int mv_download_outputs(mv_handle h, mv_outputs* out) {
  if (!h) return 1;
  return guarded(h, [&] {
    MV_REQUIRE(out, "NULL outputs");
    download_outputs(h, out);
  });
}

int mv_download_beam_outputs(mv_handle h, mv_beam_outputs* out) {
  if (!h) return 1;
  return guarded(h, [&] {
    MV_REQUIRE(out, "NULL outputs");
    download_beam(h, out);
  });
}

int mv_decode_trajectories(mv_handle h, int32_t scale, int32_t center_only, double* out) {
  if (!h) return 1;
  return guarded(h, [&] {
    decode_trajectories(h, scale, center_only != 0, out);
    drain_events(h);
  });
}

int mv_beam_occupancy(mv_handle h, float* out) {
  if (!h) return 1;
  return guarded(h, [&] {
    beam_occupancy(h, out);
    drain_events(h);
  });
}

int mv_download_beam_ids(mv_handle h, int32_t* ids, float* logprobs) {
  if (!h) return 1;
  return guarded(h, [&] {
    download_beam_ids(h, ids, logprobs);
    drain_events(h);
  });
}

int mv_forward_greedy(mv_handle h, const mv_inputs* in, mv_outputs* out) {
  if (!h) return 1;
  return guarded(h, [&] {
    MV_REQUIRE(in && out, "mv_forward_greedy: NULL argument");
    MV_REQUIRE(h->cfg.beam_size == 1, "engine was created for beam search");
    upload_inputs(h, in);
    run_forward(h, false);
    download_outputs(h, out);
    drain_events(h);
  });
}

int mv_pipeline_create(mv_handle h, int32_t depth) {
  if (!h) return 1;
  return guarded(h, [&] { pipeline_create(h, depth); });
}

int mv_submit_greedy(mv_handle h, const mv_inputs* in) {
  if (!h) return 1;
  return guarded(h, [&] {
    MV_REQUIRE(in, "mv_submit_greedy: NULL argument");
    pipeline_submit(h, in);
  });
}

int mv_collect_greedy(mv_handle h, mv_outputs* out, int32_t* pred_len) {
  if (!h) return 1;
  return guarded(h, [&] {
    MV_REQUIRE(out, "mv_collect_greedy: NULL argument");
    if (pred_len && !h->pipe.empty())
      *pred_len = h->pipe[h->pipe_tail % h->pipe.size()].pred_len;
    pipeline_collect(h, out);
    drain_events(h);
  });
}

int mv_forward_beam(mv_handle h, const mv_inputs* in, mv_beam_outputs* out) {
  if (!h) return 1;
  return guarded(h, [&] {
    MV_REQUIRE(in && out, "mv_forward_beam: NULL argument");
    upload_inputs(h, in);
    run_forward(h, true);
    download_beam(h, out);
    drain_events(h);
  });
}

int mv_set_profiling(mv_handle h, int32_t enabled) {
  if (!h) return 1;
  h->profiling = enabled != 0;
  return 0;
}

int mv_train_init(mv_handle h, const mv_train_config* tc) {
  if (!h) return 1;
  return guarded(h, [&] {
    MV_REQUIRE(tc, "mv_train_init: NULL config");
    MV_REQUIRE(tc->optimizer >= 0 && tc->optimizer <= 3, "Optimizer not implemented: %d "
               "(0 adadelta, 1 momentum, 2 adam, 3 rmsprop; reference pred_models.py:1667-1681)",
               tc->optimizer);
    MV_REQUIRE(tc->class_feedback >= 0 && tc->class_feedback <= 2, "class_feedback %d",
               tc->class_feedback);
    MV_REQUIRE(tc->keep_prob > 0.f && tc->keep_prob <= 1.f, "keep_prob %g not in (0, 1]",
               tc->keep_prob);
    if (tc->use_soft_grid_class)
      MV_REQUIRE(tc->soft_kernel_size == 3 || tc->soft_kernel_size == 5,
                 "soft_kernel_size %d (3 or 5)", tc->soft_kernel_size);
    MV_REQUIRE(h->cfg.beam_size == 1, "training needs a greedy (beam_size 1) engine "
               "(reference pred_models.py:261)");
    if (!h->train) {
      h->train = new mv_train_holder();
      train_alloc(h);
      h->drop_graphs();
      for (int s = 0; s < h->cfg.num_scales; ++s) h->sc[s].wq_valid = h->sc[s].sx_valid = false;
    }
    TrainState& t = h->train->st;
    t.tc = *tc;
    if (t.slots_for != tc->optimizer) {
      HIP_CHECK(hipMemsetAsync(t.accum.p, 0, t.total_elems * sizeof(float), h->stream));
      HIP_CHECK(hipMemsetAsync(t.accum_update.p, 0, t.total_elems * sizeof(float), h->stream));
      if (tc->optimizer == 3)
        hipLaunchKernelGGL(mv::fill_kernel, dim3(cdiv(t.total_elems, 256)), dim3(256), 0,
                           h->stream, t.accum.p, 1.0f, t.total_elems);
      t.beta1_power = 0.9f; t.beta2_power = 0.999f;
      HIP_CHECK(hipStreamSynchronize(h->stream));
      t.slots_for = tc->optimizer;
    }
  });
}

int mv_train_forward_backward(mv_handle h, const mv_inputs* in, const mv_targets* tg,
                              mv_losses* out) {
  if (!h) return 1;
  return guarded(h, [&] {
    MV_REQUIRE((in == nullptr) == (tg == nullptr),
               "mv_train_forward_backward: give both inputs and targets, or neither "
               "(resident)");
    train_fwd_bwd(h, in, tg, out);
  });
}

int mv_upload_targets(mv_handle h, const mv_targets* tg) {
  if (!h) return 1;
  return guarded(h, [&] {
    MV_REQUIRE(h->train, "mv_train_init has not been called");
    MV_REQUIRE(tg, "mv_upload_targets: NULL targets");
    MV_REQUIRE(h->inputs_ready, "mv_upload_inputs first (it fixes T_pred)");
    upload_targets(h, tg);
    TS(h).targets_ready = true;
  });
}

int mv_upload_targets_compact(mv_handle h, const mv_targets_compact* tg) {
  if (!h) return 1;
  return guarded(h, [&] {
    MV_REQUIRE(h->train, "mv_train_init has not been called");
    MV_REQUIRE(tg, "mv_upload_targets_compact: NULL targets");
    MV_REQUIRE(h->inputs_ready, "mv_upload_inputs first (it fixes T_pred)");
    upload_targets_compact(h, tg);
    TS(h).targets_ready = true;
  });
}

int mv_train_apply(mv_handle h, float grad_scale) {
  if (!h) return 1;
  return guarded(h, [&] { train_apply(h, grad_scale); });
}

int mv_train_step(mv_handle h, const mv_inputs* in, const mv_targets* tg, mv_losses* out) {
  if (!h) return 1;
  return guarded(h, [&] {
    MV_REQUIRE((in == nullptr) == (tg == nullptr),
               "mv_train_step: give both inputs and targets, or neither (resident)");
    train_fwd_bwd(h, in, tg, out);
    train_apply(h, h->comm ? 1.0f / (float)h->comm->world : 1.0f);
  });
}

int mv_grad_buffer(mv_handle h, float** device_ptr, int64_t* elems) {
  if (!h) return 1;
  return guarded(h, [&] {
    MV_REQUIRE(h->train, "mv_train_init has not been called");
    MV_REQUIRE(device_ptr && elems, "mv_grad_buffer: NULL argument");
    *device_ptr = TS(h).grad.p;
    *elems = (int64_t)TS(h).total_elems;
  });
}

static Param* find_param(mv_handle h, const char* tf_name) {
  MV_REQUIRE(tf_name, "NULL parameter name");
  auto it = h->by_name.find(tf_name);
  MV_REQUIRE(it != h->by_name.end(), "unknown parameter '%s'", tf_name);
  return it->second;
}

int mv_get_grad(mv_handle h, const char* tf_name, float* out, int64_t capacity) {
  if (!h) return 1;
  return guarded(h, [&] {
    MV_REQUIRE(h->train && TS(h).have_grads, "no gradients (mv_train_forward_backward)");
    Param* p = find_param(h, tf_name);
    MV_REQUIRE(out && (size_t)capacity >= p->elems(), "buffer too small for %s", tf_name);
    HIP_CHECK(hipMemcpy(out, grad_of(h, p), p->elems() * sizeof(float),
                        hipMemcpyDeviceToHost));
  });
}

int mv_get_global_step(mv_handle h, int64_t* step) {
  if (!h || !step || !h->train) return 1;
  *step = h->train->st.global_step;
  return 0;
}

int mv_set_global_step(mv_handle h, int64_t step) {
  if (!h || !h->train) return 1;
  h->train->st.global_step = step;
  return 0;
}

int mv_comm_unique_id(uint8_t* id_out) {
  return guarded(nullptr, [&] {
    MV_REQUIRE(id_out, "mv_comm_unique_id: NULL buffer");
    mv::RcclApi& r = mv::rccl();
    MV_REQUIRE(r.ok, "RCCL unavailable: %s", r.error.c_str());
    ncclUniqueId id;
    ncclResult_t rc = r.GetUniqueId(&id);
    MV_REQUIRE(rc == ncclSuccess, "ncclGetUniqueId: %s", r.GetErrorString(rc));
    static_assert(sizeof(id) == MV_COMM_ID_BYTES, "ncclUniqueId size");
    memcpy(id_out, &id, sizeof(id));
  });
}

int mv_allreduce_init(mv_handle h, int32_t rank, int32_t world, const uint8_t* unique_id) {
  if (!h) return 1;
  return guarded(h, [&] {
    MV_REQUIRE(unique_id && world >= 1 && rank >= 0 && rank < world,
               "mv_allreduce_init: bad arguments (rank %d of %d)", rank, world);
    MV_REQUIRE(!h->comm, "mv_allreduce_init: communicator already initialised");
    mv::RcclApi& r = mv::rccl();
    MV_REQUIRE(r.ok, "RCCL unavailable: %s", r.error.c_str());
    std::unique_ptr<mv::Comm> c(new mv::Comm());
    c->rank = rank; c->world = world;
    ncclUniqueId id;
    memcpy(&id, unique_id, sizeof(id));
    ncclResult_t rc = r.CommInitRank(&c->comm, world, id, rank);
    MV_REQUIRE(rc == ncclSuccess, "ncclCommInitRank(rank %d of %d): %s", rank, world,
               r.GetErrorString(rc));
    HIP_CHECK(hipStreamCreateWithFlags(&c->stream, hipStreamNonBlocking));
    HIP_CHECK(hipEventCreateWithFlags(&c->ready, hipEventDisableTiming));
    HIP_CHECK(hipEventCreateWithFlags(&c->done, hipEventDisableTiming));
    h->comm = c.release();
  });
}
======
> _WHAT YOU ARE ASKED TO DO_
Tell how many lines in the data include the string "world". Reply with the number and no other text.

> _TASK SOLUTION_
7